At that moment the cockpit door opened. Steve, the male pilot, stuck his head out. “We’re descending, making our turn. Everyone buckle in.” Unlike Jo, who, based on her accent, seemed to have been raised by Americans, Steve Liu’s English was halting and unfamiliar. He was a stocky, serious man in his thirties who reminded Rachel of Zhao, the quiet yet capable former spy who had eventually become one of the Keanu community’s leaders. Zhao gave the impression that he knew arts and possessed skills beyond ordinary humans, and Rachel saw a bit of this in Steve. Perhaps she was simply hoping.
As she and Pav took their seats and watched Edgely and Chang buckling in, Rachel felt that sudden, now-familiar rush of adrenaline. It had happened to her so often since leaving Keanu that it was becoming her natural state—and surely a bad sign. You could burn yourself out operating at that level.
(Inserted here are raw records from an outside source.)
template <int HEAD_DIM, int GQ, int BLOCK_SIZE, int NWAVES, int LOWREG,
          typename KVT, int PIPE = 0>
__global__ __launch_bounds__(NWAVES * 64, LOWREG ? 3 : 1) void paged_attn_decode_kernel(
    unsigned short* __restrict__ out,
    float* __restrict__ ws_acc,
    float* __restrict__ ws_ml,
    const unsigned short* __restrict__ q,
    const KVT* __restrict__ k_cache,
    const KVT* __restrict__ v_cache,
    const int* __restrict__ block_tables,
    const int* __restrict__ seq_lens,
    const int* __restrict__ order,
    int max_blocks, float scale, int KH, long q_stride, int window) {
  using KVTr = ps_kv_traits<KVT>;
  using kvec8 = typename KVTr::vec8;
  constexpr int D = HEAD_DIM;
  constexpr int LPG = D / 8;
  constexpr int TPW = 64 / LPG;
  static_assert(BLOCK_SIZE % TPW == 0, "block size must divide");
  static_assert(!PIPE || LOWREG, "the pipelined loop is a LOWREG variant");

  const int seq = order ? order[blockIdx.x] : blockIdx.x;
  if ((unsigned)seq >= gridDim.x) return;
  const int kvh = blockIdx.y;
  const int ctx = seq_lens[seq];
  const int wave = threadIdx.x >> 6;
  const int lane = threadIdx.x & 63;
  const int sg = lane / LPG;
  const int sl = lane % LPG;

  ps_bf16x8 qp[GQ];
  const unsigned short* qbase = q + (long)seq * q_stride + (long)kvh * GQ * D;
#pragma unroll
  for (int g = 0; g < GQ; g++)
    qp[g] = *(const ps_bf16x8*)(qbase + g * D + sl * 8);
  float qf[GQ][8];
  if constexpr (!LOWREG) {
#pragma unroll
    for (int g = 0; g < GQ; g++)
#pragma unroll
      for (int j = 0; j < 8; j++) qf[g][j] = ps_bf16_to_f32(qp[g][j]);
  }

  float m[GQ], l[GQ], acc[GQ][8];
#pragma unroll
  for (int g = 0; g < GQ; g++) {
    m[g] = PS_NEG_INF;
    l[g] = 0.f;
#pragma unroll
    for (int j = 0; j < 8; j++) acc[g][j] = 0.f;
  }

  const int nblocks = (ctx + BLOCK_SIZE - 1) / BLOCK_SIZE;
  const int win_lo = (window > 0 && ctx > window) ? ctx - window : 0;
  const int first_block = win_lo / BLOCK_SIZE;
  const int nsplit = gridDim.z;
  const int split = blockIdx.z;
  const int live_blocks = nblocks - first_block;
  const int per_split = (live_blocks + nsplit - 1) / nsplit;
  const int b_begin = first_block + split * per_split;
  const int b_end = min(nblocks, b_begin + per_split);
  const int* bt = block_tables + (long)seq * max_blocks;
  constexpr int TPB = BLOCK_SIZE / TPW;
  if constexpr (PIPE != 0) {
    int b = b_begin + wave;
    if (b < b_end) {
      const int lane_off = sg * D + sl * 8;
      long blk = __builtin_amdgcn_readfirstlane(bt[b]);
      for (; b < b_end; b += NWAVES) {
        const long blk_next = __builtin_amdgcn_readfirstlane(
            bt[b + NWAVES < b_end ? b + NWAVES : b]);
        const KVT* kb = k_cache + ((blk * KH + kvh) * BLOCK_SIZE) * D;
        const KVT* vb = v_cache + ((blk * KH + kvh) * BLOCK_SIZE) * D;
        const int valid_tokens = min(BLOCK_SIZE, ctx - b * BLOCK_SIZE);
        float sc[GQ][TPB];
        kvec8 vv[TPB];
#pragma unroll
        for (int g = 0; g < GQ; g++)
          asm volatile("" : "+v"(qp[g]));
#pragma unroll
        for (int tt = 0; tt < TPB; tt++) {
          const int tok = tt * TPW + sg;
          const bool valid =
              tok < valid_tokens && b * BLOCK_SIZE + tok >= win_lo;
          kvec8 kv = *(const kvec8*)(kb + tt * TPW * D + lane_off);
          float kf[8];
          KVTr::to_f32x8(kv, kf);
#pragma unroll
          for (int g = 0; g < GQ; g++) {
            float s = 0.f;
#pragma unroll
            for (int j = 0; j < 8; j++)
              s += ps_bf16_to_f32(qp[g][j]) * kf[j];
            s = ps_group_sum<LPG>(s) * scale;
            sc[g][tt] = valid ? s : PS_NEG_INF;
          }
        }
#pragma unroll
        for (int tt = 0; tt < TPB; tt++)
          vv[tt] = *(const kvec8*)(vb + tt * TPW * D + lane_off);
#pragma unroll
        for (int g = 0; g < GQ; g++) {
          float bmax = sc[g][0];
#pragma unroll
          for (int tt = 1; tt < TPB; tt++) bmax = fmaxf(bmax, sc[g][tt]);
          const float mnew = fmaxf(m[g], bmax);
          const float corr = __expf(m[g] - mnew);
          float p[TPB];
          float psum = 0.f;
#pragma unroll
          for (int tt = 0; tt < TPB; tt++) {
            p[tt] = sc[g][tt] > PS_NEG_INF ? __expf(sc[g][tt] - mnew) : 0.f;
            psum += p[tt];
          }
          l[g] = l[g] * corr + psum;
#pragma unroll
          for (int j = 0; j < 8; j++) acc[g][j] *= corr;
#pragma unroll
          for (int tt = 0; tt < TPB; tt++) {
            float vf[8];
            KVTr::to_f32x8(vv[tt], vf);
#pragma unroll
            for (int j = 0; j < 8; j++) acc[g][j] += p[tt] * vf[j];
          }
          m[g] = mnew;
        }
        blk = blk_next;
      }
    }
  }
  for (int b = PIPE ? b_end : b_begin + wave; b < b_end; b += NWAVES) {
    const long blk = bt[b];
    const KVT* kb = k_cache + ((blk * KH + kvh) * BLOCK_SIZE) * D;
    const KVT* vb = v_cache + ((blk * KH + kvh) * BLOCK_SIZE) * D;
    const int valid_tokens = min(BLOCK_SIZE, ctx - b * BLOCK_SIZE);
    float sc[GQ][TPB];
    kvec8 vv[TPB];
    if constexpr (LOWREG) {
#pragma unroll
      for (int g = 0; g < GQ; g++)
        asm volatile("" : "+v"(qp[g]));
    }
#pragma unroll
    for (int tt = 0; tt < TPB; tt++) {
      const int tok = tt * TPW + sg;
      const bool valid =
          tok < valid_tokens && b * BLOCK_SIZE + tok >= win_lo;
      kvec8 kv = *(const kvec8*)(kb + tok * D + sl * 8);
      if constexpr (!LOWREG)
        vv[tt] = *(const kvec8*)(vb + tok * D + sl * 8);
      float kf[8];
      KVTr::to_f32x8(kv, kf);
#pragma unroll
      for (int g = 0; g < GQ; g++) {
        float s = 0.f;
#pragma unroll
        for (int j = 0; j < 8; j++) {
          if constexpr (LOWREG)
            s += ps_bf16_to_f32(qp[g][j]) * kf[j];
          else
            s += qf[g][j] * kf[j];
        }
        s = ps_group_sum<LPG>(s) * scale;
        sc[g][tt] = valid ? s : PS_NEG_INF;
      }
    }
    if constexpr (LOWREG) {
#pragma unroll
      for (int tt = 0; tt < TPB; tt++)
        vv[tt] = *(const kvec8*)(vb + (tt * TPW + sg) * D + sl * 8);
    }
#pragma unroll
    for (int g = 0; g < GQ; g++) {
      float bmax = sc[g][0];
#pragma unroll
      for (int tt = 1; tt < TPB; tt++) bmax = fmaxf(bmax, sc[g][tt]);
      const float mnew = fmaxf(m[g], bmax);
      const float corr = __expf(m[g] - mnew);
      float p[TPB];
      float psum = 0.f;
#pragma unroll
      for (int tt = 0; tt < TPB; tt++) {
        p[tt] = sc[g][tt] > PS_NEG_INF ? __expf(sc[g][tt] - mnew) : 0.f;
        psum += p[tt];
      }
      l[g] = l[g] * corr + psum;
#pragma unroll
      for (int j = 0; j < 8; j++) acc[g][j] *= corr;
#pragma unroll
      for (int tt = 0; tt < TPB; tt++) {
        float vf[8];
        KVTr::to_f32x8(vv[tt], vf);
#pragma unroll
        for (int j = 0; j < 8; j++) acc[g][j] += p[tt] * vf[j];
      }
      m[g] = mnew;
    }
  }

#pragma unroll
  for (int off = LPG; off < 64; off <<= 1) {
#pragma unroll
    for (int g = 0; g < GQ; g++) {
      const float mo = __shfl_xor(m[g], off, 64);
      const float lo = __shfl_xor(l[g], off, 64);
      const float mnew = fmaxf(m[g], mo);
      const float c1 = __expf(m[g] - mnew);
      const float c2 = __expf(mo - mnew);
#pragma unroll
      for (int j = 0; j < 8; j++) {
        const float ao = __shfl_xor(acc[g][j], off, 64);
        acc[g][j] = acc[g][j] * c1 + ao * c2;
      }
      l[g] = l[g] * c1 + lo * c2;
      m[g] = mnew;
    }
  }

  __shared__ float sm[NWAVES][GQ];
  __shared__ float slse[NWAVES][GQ];
  __shared__ float sacc[NWAVES][GQ][D];
  if (sg == 0) {
#pragma unroll
    for (int g = 0; g < GQ; g++) {
      if (sl == 0) {
        sm[wave][g] = m[g];
        slse[wave][g] = l[g];
      }
#pragma unroll
      for (int j = 0; j < 8; j++) sacc[wave][g][sl * 8 + j] = acc[g][j];
    }
  }
  __syncthreads();
  if (wave == 0 && sg == 0) {
#pragma unroll
    for (int g = 0; g < GQ; g++) {
      float M = PS_NEG_INF, L = 0.f, A[8];
#pragma unroll
      for (int j = 0; j < 8; j++) A[j] = 0.f;
#pragma unroll
      for (int wv = 0; wv < NWAVES; wv++) {
        const float mw = sm[wv][g];
        const float mnew = fmaxf(M, mw);
        const float c1 = __expf(M - mnew);
        const float c2 = __expf(mw - mnew);
        L = L * c1 + slse[wv][g] * c2;
#pragma unroll
        for (int j = 0; j < 8; j++)
          A[j] = A[j] * c1 + sacc[wv][g][sl * 8 + j] * c2;
        M = mnew;
      }
      const long head = (long)seq * KH * GQ + (long)kvh * GQ + g;
      if (nsplit == 1) {
        const float inv = L > 0.f ? 1.f / L : 0.f;
        ps_bf16x8 ov;
#pragma unroll
        for (int j = 0; j < 8; j++) ov[j] = ps_f32_to_bf16(A[j] * inv);
        *(ps_bf16x8*)(out + head * D + sl * 8) = ov;
      } else {
        float* wa = ws_acc + (head * nsplit + split) * D + sl * 8;
#pragma unroll
        for (int j = 0; j < 8; j++) wa[j] = A[j];
        if (sl == 0) {
          float* wm = ws_ml + (head * nsplit + split) * 2;
          wm[0] = M;
          wm[1] = L;
        }
      }
    }
  }
}

#define PS_DECODE_ORDER_MAX 4096
__global__ __launch_bounds__(1024) void decode_order_kernel(
    int* __restrict__ order,
    const int* __restrict__ seq_lens,
    int S) {
  __shared__ int lens[PS_DECODE_ORDER_MAX];
  for (int i = threadIdx.x; i < S; i += blockDim.x) lens[i] = seq_lens[i];
  __syncthreads();
// ... 86 lines not shown
    const long blk = bt[b];
    const unsigned short* kb = k_cache + ((blk * KH + kvh) * BLOCK_SIZE) * D;
    const unsigned short* vb = v_cache + ((blk * KH + kvh) * BLOCK_SIZE) * D;
    const int valid_tokens = min(BLOCK_SIZE, ctx - b * BLOCK_SIZE);
#pragma unroll
    for (int tt = 0; tt < BLOCK_SIZE / TPW; tt++) {
      const int tok = tt * TPW + sg;
      const bool valid =
          tok < valid_tokens && b * BLOCK_SIZE + tok >= win_lo;
      ps_bf16x8 kv = *(const ps_bf16x8*)(kb + tok * D + sl * 8);
      ps_bf16x8 vv = *(const ps_bf16x8*)(vb + tok * D + sl * 8);
      float s = 0.f;
#pragma unroll
      for (int j = 0; j < 8; j++) s += qf[j] * ps_bf16_to_f32(kv[j]);
      s = ps_group_sum<LPG>(s);
      const float sv = valid ? s : PS_NEG_INF;
      const float mnew = fmaxf(m, sv);
      const float corr = __expf(m - mnew);
      const float p = valid ? __expf(sv - mnew) : 0.f;
      l = l * corr + p;
#pragma unroll
      for (int j = 0; j < 8; j++)
        acc[j] = acc[j] * corr + p * ps_bf16_to_f32(vv[j]);
      m = mnew;
    }
  }

#pragma unroll
  for (int off = LPG; off < 64; off <<= 1) {
    const float mo = __shfl_xor(m, off, 64);
    const float lo = __shfl_xor(l, off, 64);
    const float mnew = fmaxf(m, mo);
    const float c1 = __expf(m - mnew);
    const float c2 = __expf(mo - mnew);
#pragma unroll
    for (int j = 0; j < 8; j++) {
      const float ao = __shfl_xor(acc[j], off, 64);
      acc[j] = acc[j] * c1 + ao * c2;
    }
    l = l * c1 + lo * c2;
    m = mnew;
  }
  if (sg == 0) {
    const float inv = l > 0.f ? 1.f / l : 0.f;
    ps_bf16x8 ov;
#pragma unroll
    for (int j = 0; j < 8; j++) ov[j] = ps_f32_to_bf16(acc[j] * inv);
    *(ps_bf16x8*)(out + ((long)tokid * QH + qh) * D + sl * 8) = ov;
  }
}

template <typename KVT>
__global__ void reshape_and_cache_kernel(
    const unsigned short* __restrict__ k,
    const unsigned short* __restrict__ v,
    KVT* __restrict__ k_cache,
    KVT* __restrict__ v_cache,
    const long* __restrict__ slot_mapping,
    int KH, int HD, int BS, long total ) {
  using KVTr = ps_kv_traits<KVT>;
  using kvec8 = typename KVTr::vec8;
  const long stride = (long)gridDim.x * blockDim.x;
  const int row = KH * HD;
  for (long idx = (long)blockIdx.x * blockDim.x + threadIdx.x; idx < total;
       idx += stride) {
    const long elem = idx * 8;
    const long t = elem / row;
    const int r = (int)(elem % row);
    const int h = r / HD;
    const int d = r % HD;
    const long slot = slot_mapping[t];
    if (slot < 0) continue;
    const long blk = slot / BS;
    const int off = (int)(slot % BS);
    const long dst = ((blk * KH + h) * BS + off) * (long)HD + d;
    ps_bf16x8 kv = *(const ps_bf16x8*)(k + elem);
    ps_bf16x8 vv = *(const ps_bf16x8*)(v + elem);
    kvec8 ko, vo;
#pragma unroll
    for (int j = 0; j < 8; j++) {
      ko[j] = KVTr::from_f32(ps_bf16_to_f32(kv[j]));
      vo[j] = KVTr::from_f32(ps_bf16_to_f32(vv[j]));
    }
    *(kvec8*)(k_cache + dst) = ko;
    *(kvec8*)(v_cache + dst) = vo;
  }
}

__global__ void greedy_sample_kernel(long* __restrict__ out,
                                     const unsigned short* __restrict__ logits,
                                     int V) {
  const long r = blockIdx.x;
  const unsigned short* row = logits + r * (long)V;
  float best = PS_NEG_INF;
  int besti = 0;
  for (int i = threadIdx.x * 8; i + 8 <= V; i += blockDim.x * 8) {
    ps_bf16x8 xv = *(const ps_bf16x8*)(row + i);
#pragma unroll
    for (int j = 0; j < 8; j++) {
      const float f = ps_bf16_to_f32(xv[j]);
      if (f > best) {
        best = f;
        besti = i + j;
      }
    }
  }
  const int tail_start = (V / 8) * 8;
  for (int i = tail_start + threadIdx.x; i < V; i += blockDim.x) {
    const float f = ps_bf16_to_f32(row[i]);
    if (f > best) {
      best = f;
      besti = i;
    }
  }
#pragma unroll
  for (int off = 32; off > 0; off >>= 1) {
    const float ob = __shfl_xor(best, off, 64);
    const int oi = __shfl_xor(besti, off, 64);
    if (ob > best || (ob == best && oi < besti)) {
      best = ob;
      besti = oi;
    }
  }
  __shared__ float wbest[4];
  __shared__ int wbesti[4];
  const int wave = threadIdx.x >> 6;
  if ((threadIdx.x & 63) == 0) {
    wbest[wave] = best;
    wbesti[wave] = besti;
  }
  __syncthreads();
  if (threadIdx.x == 0) {
    for (int wv = 1; wv < (int)(blockDim.x >> 6); wv++) {
      if (wbest[wv] > wbest[0] ||
          (wbest[wv] == wbest[0] && wbesti[wv] < wbesti[0])) {
        wbest[0] = wbest[wv];
        wbesti[0] = wbesti[wv];
      }
    }
    out[r] = wbesti[0];
  }
}

extern "C" {

int ps_paged_attn_decode(void* out, void* ws_acc, void* ws_ml, const void* q,
                         const void* k_cache, const void* v_cache,
                         const void* block_tables, const void* seq_lens,
                         int num_seqs, int max_blocks, float scale, int KH,
                         int GQ, int head_dim, int block_size, int num_splits,
                         long q_stride, int variant, int kv_fp8,
                         int window, const void* order,
                         hipStream_t stream) {
  if (variant < 0 || variant > 2) return -1;
  dim3 grid(num_seqs, KH, num_splits);
  constexpr int NW = 4;
  dim3 block(NW * 64);
#define PS_DECODE_T(HD, G, BS, LR, KVT, PIPE)                                \
  paged_attn_decode_kernel<HD, G, BS, NW, LR, KVT, PIPE>                     \
      <<<grid, block, 0, stream>>>(                                          \
          (unsigned short*)out, (float*)ws_acc, (float*)ws_ml,               \
          (const unsigned short*)q, (const KVT*)k_cache,                     \
          (const KVT*)v_cache, (const int*)block_tables,                     \
          (const int*)seq_lens, (const int*)order, max_blocks, scale, KH,    \
          q_stride, window)
#define PS_DECODE_V(HD, G, BS, KVT)                                          \
  do {                                                                       \
    if (variant == 2)                                                        \
      PS_DECODE_T(HD, G, BS, 1, KVT, 1);                                     \
    else if (variant == 1)                                                   \
      PS_DECODE_T(HD, G, BS, 1, KVT, 0);                                     \
    else                                                                     \
      PS_DECODE_T(HD, G, BS, 0, KVT, 0);                                     \
  } while (0)
#define PS_DISPATCH_DECODE(HD, G, BS)                                        \
  do {                                                                       \
    if (kv_fp8)                                                              \
      PS_DECODE_V(HD, G, BS, unsigned char);                                 \
    else                                                                     \
      PS_DECODE_V(HD, G, BS, unsigned short);                                \
    if (num_splits > 1)                                                      \
      paged_attn_combine_kernel<HD>                                          \
          <<<dim3(num_seqs * KH * G), 64, 0, stream>>>(                      \
              (unsigned short*)out, (const float*)ws_acc,                    \
              (const float*)ws_ml, num_splits);                              \
  } while (0)
  if (head_dim == 128 && block_size == 16) {
    switch (GQ) {
      case 1: PS_DISPATCH_DECODE(128, 1, 16); return 0;
      case 2: PS_DISPATCH_DECODE(128, 2, 16); return 0;
      case 3: PS_DISPATCH_DECODE(128, 3, 16); return 0;
      case 4: PS_DISPATCH_DECODE(128, 4, 16); return 0;
      case 6: PS_DISPATCH_DECODE(128, 6, 16); return 0;
      case 7: PS_DISPATCH_DECODE(128, 7, 16); return 0;
      case 8: PS_DISPATCH_DECODE(128, 8, 16); return 0;
      default: return -1;
    }
  }
  if (head_dim == 64 && block_size == 16 && !kv_fp8) {
    switch (GQ) {
      case 1: PS_DISPATCH_DECODE(64, 1, 16); return 0;
      case 2: PS_DISPATCH_DECODE(64, 2, 16); return 0;
      case 4: PS_DISPATCH_DECODE(64, 4, 16); return 0;
      case 8: PS_DISPATCH_DECODE(64, 8, 16); return 0;
      default: return -1;
    }
  }
  return -1;
#undef PS_DECODE_T
#undef PS_DECODE_V
#undef PS_DISPATCH_DECODE
}

int ps_decode_order(void* order, const void* seq_lens, int S,
                    hipStream_t stream) {
  if (S < 1 || S > PS_DECODE_ORDER_MAX) return -1;
  const int threads = S <= 256 ? 256 : 1024;
  decode_order_kernel<<<1, threads, 0, stream>>>((int*)order,
                                                 (const int*)seq_lens, S);
  return 0;
}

She glanced at Pav across the aisle. He nodded an okay as he strapped in. She turned to Yahvi, in the seat next to her, who said, “Is this going to be dangerous?”
“No more dangerous than anything else we’ve done,” Rachel said. “A lot safer than landing Adventure.”
“That’s not saying much.” The girl was trying to act brave, but her voice and eyes gave her away. Rachel just squeezed her hand, noting, as she often did, that giving reassurance actually reassured her.
Why it did, she couldn’t say. It wasn’t as though the universe somehow looked more kindly on humans who offered comfort to others—the universe should, Rachel believed, but there was no evidence that it did.
She was, in fact, appalled at how little she knew of the universe, even though her experience of matters beyond Earth—beyond anything seven billion other humans could ever hope to know—should have given her some insight, some special sense.